# Router table?



## billybuck (Feb 13, 2010)

Novice just begining: ?
Recognize the need/possibilities with a router table, have purchased a 
Ridgid R29302 (good choice ?) to put under it. Cost is a factor, have seen ads for Rockler Router Table Package #1 Plus Rockler Stand, $249, free shipping; RT-1000XL, $319 + $88 shipping: new to woodworking, developing a "shop" so no equipment yet to build my own. 
Comments/ Suggestions-Recomendations?

Thanks folks!


----------



## Cochese (Jan 12, 2010)

Welcome, Bill.

Only thing you need to make the perfect router table is a saw and that router you just got.  I just built my new one using a circular saw, a jigsaw, a drill and my router - all things everyone should have, IMO.

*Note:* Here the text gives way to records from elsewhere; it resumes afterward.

## Add configurable pixel-tile width to wave-specialised 3x3 conv kernel

Adds a TW template parameter so a 3x3 conv block can cover tiles of arbitrary width (whole rows of TW pixels) instead of fixed 32-wide rows, with per-tap LDS patch addresses precomputed per fragment and the epilogue mapping pixels through the new tiling. It also registers six new tile variants using wider tiles. The aim is to fit feature maps whose width is not a multiple of 32 and to improve patch halo reuse. The cost is more address registers (9 per fragment), and the new variants only take effect if the tile selector picks them.

```diff
diff --git a/far3d_amd/csrc/conv_ws.hip b/far3d_amd/csrc/conv_ws.hip
--- a/far3d_amd/csrc/conv_ws.hip
+++ b/far3d_amd/csrc/conv_ws.hip
@@ -40,6 +40,12 @@
     case 457: return launch_conv3x3_ws<2, 2, 1, 2, 2, true, true, 6, false, 3>(P, st);
     case 458: return launch_conv3x3_ws<1, 4, 3, 1, 2, true, true, 6, false, 3>(P, st);
     case 459: return launch_conv3x3_ws<2, 4, 1, 1, 4, true, true, 9, false, 3>(P, st);
+    case 441: return launch_conv3x3_ws<4, 3, 1, 1, 4, true, true, 6, false, 3, 12>(P, st);
+    case 442: return launch_conv3x3_ws<4, 3, 1, 1, 4, true, true, 6, false, 3, 24>(P, st);
+    case 443: return launch_conv3x3_ws<2, 6, 1, 1, 4, true, true, 6, false, 3, 24>(P, st);
+    case 446: return launch_conv3x3_ws<5, 3, 1, 1, 1, true, true, 6, false, 3, 12>(P, st);
+    case 447: return launch_conv3x3_ws<3, 5, 1, 1, 1, true, true, 6, false, 3, 20>(P, st);
+    case 448: return launch_conv3x3_ws<5, 3, 1, 1, 1, true, true, 6, false, 3, 24>(P, st);
     case 420: return launch_conv3x3_ws<2, 4, 2, 2, 4, false, true>(P, st);
     case 421: return launch_conv3x3_ws<1, 8, 2, 1, 4, false, true>(P, st);
     case 422: return launch_conv3x3_ws<1, 8, 5, 1, 4, false, true>(P, st);
diff --git a/far3d_amd/csrc/conv_ws.hpp b/far3d_amd/csrc/conv_ws.hpp
--- a/far3d_amd/csrc/conv_ws.hpp
+++ b/far3d_amd/csrc/conv_ws.hpp
@@ -30,7 +30,7 @@
 #define FAR3D_WS_ABLATE_ARG 0
 #endif
 
-template <int WGM, int WGN, int WM, int WN, int NP, bool PAIR, bool DBUF, int NSW = 3, bool FLAGS = false, int GRP = 1>
+template <int WGM, int WGN, int WM, int WN, int NP, bool PAIR, bool DBUF, int NSW = 3, bool FLAGS = false, int GRP = 1, int TW = 0>
 __global__ __launch_bounds__(64 * (WGM * WGN + NP)) void conv3x3_ws_kernel(IgemmParams P, int tiles_x, int tiles_y, int n_mt, int n_items, int ablate) {
 #if defined(__HIP_DEVICE_COMPILE__)
   constexpr int NWC = WGM * WGN;
@@ -38,7 +38,9 @@
   static_assert(GRP == 1 || (GRP == 3 && (NSW == 6 || NSW == 9) && !FLAGS), "one barrier per tap, or per kernel row with a ring of 2 or 3 rows");
   constexpr int NG = NSW / GRP;
   constexpr int PLD = PAIR ? 2 : 1;
-  constexpr int BM = 32 * WGM * WM, TH = WGN * WN, PW = 34, PH = TH + 2, PPIX = PW * PH;
+  static_assert(TW == 0 || (TW >= 2 && (32 * WGN * WN) % TW == 0), "a block is whole rows of TW pixels");
+  constexpr int BW = TW > 0 ? TW : 32;
+  constexpr int BM = 32 * WGM * WM, TH = TW > 0 ? 32 * WGN * WN / TW : WGN * WN, PW = BW + 2, PH = TH + 2, PPIX = PW * PH;
   constexpr int PG = (PPIX + 15) / 16, PATCH_B = PG * 1024;
   constexpr int GA = BM / 16, WST = BM * 64, WSTAGE = PLD * WST;
   constexpr int PBASE = NSW * WSTAGE, PBUF = PLD * PATCH_B;
@@ -95,7 +97,7 @@
       const int tx = pt % tiles_x, r = pt / tiles_x;
       const int ty = r % tiles_y;
       n = __builtin_amdgcn_readfirstlane(r / tiles_y); y0 = __builtin_amdgcn_readfirstlane(ty * TH);
-      x0 = __builtin_amdgcn_readfirstlane(tx * 32); m0 = __builtin_amdgcn_readfirstlane(mt * BM);
+      x0 = __builtin_amdgcn_readfirstlane(tx * BW); m0 = __builtin_amdgcn_readfirstlane(mt * BM);
     };
     auto set_w_tile = [&](int k) __attribute__((always_inline)) {
       int n, y0, x0, m0;
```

You'll see a range of opinions, from build your own, to the Oak Park unit, to various others. No real wrong answers.


----------



## xplorx4 (Dec 1, 2008)

I have that same router and am very happy with it. The fixed base lives in my table. If you were to make your own you could use the money saved to get tools to help build your table. 

While making mine I made the cut for the drop-in plate wrong. No problem, just made the opening larger and line it with maple, or whatever, and try again. Looks OK too. Check Craig's list, I picked up a new DeWalt jig saw for half price and a $200.00 ramset for 40.00


----------